Kiesle remained a priest until 1987, but it is not clear whether he performed any priestly functions. Current diocesan spokesman Mike Brown said records show Kiesle was "relieved of all duties" after the 1978 charge.

Cummins, since retired, said he could not remember if the Vatican understood Kiesle's status. "Thirty years is a long time."

The letters are not explicit. In a June 1981 letter to the Vatican, Cummins says the troubled priest "took an extended leave of absence." In a 1984 letter appealing to the Vatican to proceed with defrocking Kiesle, the bishop wrote that "it would be impossible really to have him back trying to serve in the ministry these days." A 1988 letter from Oakland's Office of Youth Ministry complained that he was still volunteering with children a year after he was laicized.

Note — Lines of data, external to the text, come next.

# linkedin/spark-tfrecord

Hardware: AMD Instinct MI355X
Metric: rows/sec read+write (1M-row Example round-trip) (higher is better)
Workload: dtype wire(int64/float32/bytes); 1 GPU; model=Example{id:int64, ints:Int64List[8], floats:FloatList[16], tokens:BytesList[2]}, global_batch=1000000, parallelism=dp1, rows_per_rank=1000000, engine=gpu, storage=/dev/shm, crc_verify=True

## Files before the change

csrc/codec_core.h:

```cpp
#pragma once

#include <cstdint>
#include <cstring>

#include "crc32c.h"

namespace tfrec {

using i64 = int64_t;
using u64 = uint64_t;
using u32 = uint32_t;
using u8 = uint8_t;

enum Kind : int32_t { KIND_BYTES = 1, KIND_FLOAT = 2, KIND_INT64 = 3 };

enum RecordFormat : int32_t { FMT_EXAMPLE = 0, FMT_SEQUENCE = 1, FMT_BYTE_ARRAY = 2 };

enum CodecErr : int32_t {
  ERR_OK = 0,
  ERR_TRUNCATED = -1,
  ERR_BAD_VARINT = -2,
  ERR_KIND_MISMATCH = -3,
  ERR_BAD_WIRETYPE = -4,
  ERR_OVERFLOW = -5,
  ERR_NAME_TOO_LONG = -6,
};


TFR_HOSTDEV inline int popcount64(u64 x) { return __builtin_popcountll(x); }

TFR_HOSTDEV inline int ctz64(u64 x) { return __builtin_ctzll(x); }

constexpr u64 kMsbMask = 0x8080808080808080ull;

TFR_HOSTDEV inline const u8* read_varint(const u8* p, const u8* end, u64* out) {
  if (end - p >= 8) {
    u64 w;
    __builtin_memcpy(&w, p, 8);
    u64 stops = ~w & kMsbMask;
    if (stops) {
      int nb = (ctz64(stops) >> 3) + 1;
      u64 v = 0;
      for (int i = 0; i < nb; ++i)
        v |= ((w >> (8 * i)) & 0x7F) << (7 * i);
      *out = v;
      return p + nb;
    }
    u64 v = 0;
    for (int i = 0; i < 8; ++i) v |= ((w >> (8 * i)) & 0x7F) << (7 * i);
    const u8* q = p + 8;
    for (int shift = 56; q < end && shift < 64; shift += 7) {
      u8 b = *q++;
      v |= static_cast<u64>(b & 0x7F) << shift;
      if (!(b & 0x80)) {
        *out = v;
        return q;
      }
    }
    return nullptr;
  }
  u64 v = 0;
  int shift = 0;
  while (p < end) {
    u8 b = *p++;
    v |= static_cast<u64>(b & 0x7F) << shift;
    if (!(b & 0x80)) {
      *out = v;
      return p;
    }
    shift += 7;
    if (shift >= 64) return nullptr;
  }
  return nullptr;
}

TFR_HOSTDEV inline int varint_size(u64 v) {
  int n = 1;
  while (v >= 0x80) {
    v >>= 7;
    ++n;
  }
  return n;
}

TFR_HOSTDEV inline u8* write_varint(u8* p, u64 v) {
  while (v >= 0x80) {
    *p++ = static_cast<u8>(v) | 0x80;
    v >>= 7;
  }
  *p++ = static_cast<u8>(v);
  return p;
}


struct FieldDescRaw {
  int32_t kind;
  int32_t is_seq;
  int32_t name_off;
  int32_t name_len;
};

struct SchemaView {
  int32_t nfields;
  const FieldDescRaw* fields;
  const u8* names;

  TFR_HOSTDEV const u8* name(int f) const { return names + fields[f].name_off; }
  TFR_HOSTDEV int name_len(int f) const { return fields[f].name_len; }
};

TFR_HOSTDEV inline SchemaView schema_view(const u8* blob) {
  SchemaView v;
  int32_t n;
  __builtin_memcpy(&n, blob, 4);
  v.nfields = n;
  v.fields = reinterpret_cast<const FieldDescRaw*>(blob + 4);
  v.names = blob + 4 + n * static_cast<int>(sizeof(FieldDescRaw));
  return v;
}

TFR_HOSTDEV inline bool name_eq(const u8* a, const u8* b, int n) {
  while (n >= 8) {
    u64 x, y;
    __builtin_memcpy(&x, a, 8);
    __builtin_memcpy(&y, b, 8);
    if (x != y) return false;
    a += 8;
    b += 8;
    n -= 8;
  }
  for (int i = 0; i < n; ++i)
    if (a[i] != b[i]) return false;
  return true;
}

TFR_HOSTDEV inline int schema_find(const SchemaView& s, const u8* name, int len,
                                   int want_seq) {
  for (int f = 0; f < s.nfields; ++f) {
    if (s.fields[f].is_seq == want_seq && s.fields[f].name_len == len &&
        name_eq(s.name(f), name, len))
      return f;
  }
  return -1;
}


struct FieldStat {
  i64 pos;
  i64 len;
  i64 nvals;
  i64 nbytes;
  i64 nlists;
  int32_t kind_found;
  int32_t err;
};

TFR_HOSTDEV inline void field_stat_clear(FieldStat* st) {
  st->pos = -1;
  st->len = 0;
  st->nvals = 0;
  st->nbytes = 0;
  st->nlists = 0;
  st->kind_found = 0;
  st->err = 0;
}

TFR_HOSTDEV inline const u8* skip_field(const u8* p, const u8* end, u32 wiretype) {
  u64 tmp;
  switch (wiretype) {
    case 0:
      return read_varint(p, end, &tmp);
    case 1:
      return (end - p >= 8) ? p + 8 : nullptr;
    case 2:
      p = read_varint(p, end, &tmp);
      if (!p || static_cast<u64>(end - p) < tmp) return nullptr;
      return p + tmp;
    case 5:
      return (end - p >= 4) ? p + 4 : nullptr;
    default:
      return nullptr;
  }
}

TFR_HOSTDEV inline int32_t count_list_body(const u8* p, const u8* end, int32_t kind,
                                           i64* nvals, i64* nbytes) {
  while (p < end) {
    u64 tag;
    p = read_varint(p, end, &tag);
    if (!p) return ERR_BAD_VARINT;
    u32 fieldno = static_cast<u32>(tag >> 3);
    u32 wt = static_cast<u32>(tag & 7);
    if (fieldno != 1) {
      p = skip_field(p, end, wt);
      if (!p) return ERR_TRUNCATED;
      continue;
    }
    if (kind == KIND_BYTES) {
      if (wt != 2) return ERR_BAD_WIRETYPE;
      u64 len;
      p = read_varint(p, end, &len);
      if (!p || static_cast<u64>(end - p) < len) return ERR_TRUNCATED;
      *nvals += 1;
      *nbytes += static_cast<i64>(len);
      p += len;
    } else if (kind == KIND_FLOAT) {
      if (wt == 2) {
        u64 len;
        p = read_varint(p, end, &len);
        if (!p || static_cast<u64>(end - p) < len) return ERR_TRUNCATED;
        *nvals += static_cast<i64>(len / 4);
        p += len;
      } else if (wt == 5) {
        if (end - p < 4) return ERR_TRUNCATED;
        *nvals += 1;
        p += 4;
      } else {
        return ERR_BAD_WIRETYPE;
      }
    } else {
      if (wt == 2) {
        u64 len;
        p = read_varint(p, end, &len);
        if (!p || static_cast<u64>(end - p) < len) return ERR_TRUNCATED;
        const u8* q = p;
        const u8* qe = p + len;
        if (len && (qe[-1] & 0x80)) return ERR_BAD_VARINT;
        i64 cnt = 0;
        while (qe - q >= 8) {
          u64 w;
          __builtin_memcpy(&w, q, 8);
          cnt += popcount64(~w & kMsbMask);
          q += 8;
        }
        for (; q < qe; ++q) cnt += !(*q & 0x80);
        *nvals += cnt;
        p = qe;
      } else if (wt == 0) {
        u64 v;
        p = read_varint(p, end, &v);
        if (!p) return ERR_BAD_VARINT;
        *nvals += 1;
      } else {
        return ERR_BAD_WIRETYPE;
      }
    }
  }
  return ERR_OK;
}

TFR_HOSTDEV inline int32_t scan_feature_body(const u8* p, const u8* end,
                                             int32_t expect_kind, int32_t* kind_found,
                                             i64* nvals, i64* nbytes) {
  while (p < end) {
    u64 tag;
    p = read_varint(p, end, &tag);
    if (!p) return ERR_BAD_VARINT;
    u32 fieldno = static_cast<u32>(tag >> 3);
    u32 wt = static_cast<u32>(tag & 7);
    if (fieldno >= 1 && fieldno <= 3 && wt == 2) {
      u64 len;
      p = read_varint(p, end, &len);
      if (!p || static_cast<u64>(end - p) < len) return ERR_TRUNCATED;
      *kind_found = static_cast<int32_t>(fieldno);
      if (expect_kind >= 0 && static_cast<int32_t>(fieldno) != expect_kind)
        return ERR_KIND_MISMATCH;
      int32_t rc = count_list_body(p, p + len, static_cast<int32_t>(fieldno), nvals,
                                   nbytes);
      if (rc != ERR_OK) return rc;
      p += len;
    } else {
      p = skip_field(p, end, wt);
      if (!p) return ERR_TRUNCATED;
    }
  }
  return ERR_OK;
}
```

"Obviously nothing has been done after EIGHT months of repeated notifications," wrote Maurine Behrend, the Oakland official. "How are we supposed to have confidence in the system when nothing is done? A simple phone call to the pastor from the bishop is all it would take: 'We do not allow convicted child molesters to work with children in this diocese.' "

Some experts on the church said the letters show a dated belief that child predators could be treated, and how extreme the Vatican considers defrocking.

"U.S. bishops were just waking up to the fact that sexual abuse of this kind often signaled a nearly intractable condition," said Peter Steinfels, co-director of the Fordham Center on Religion and Culture.

But advocates and attorneys for people who were abused by clergy say the letters pose a challenge to the Vatican.

The Vatican has been "blaming different bishops and reporters," said Mike Finnegan, a Minnesota attorney whose firm represented two of Kiesle's victims and won court settlements, but the new documents show the pope's direct involvement as "his signature is on these documents."

Bob Starbody, 52, of Campbell, Calif., who was one of Kiesle's victims in the early 1970s, said the correspondences make it hard to suppress his anger at the church.

"I try not be an angry man today," said Starbody, a printing broker who no longer attends Catholic churches. "I've thought often about going back to the church, but then I hear this kind of crap and I don't want to do it."

Starbody said he had a friendship with Kiesle that began in the 1960s when Starbody was 9, and that it became sexual four years later. He sued the Oakland diocese in 2005 and won $1.6 million. "I felt like I sued God," he said. "I felt like I was betraying the God I was supposed to worship."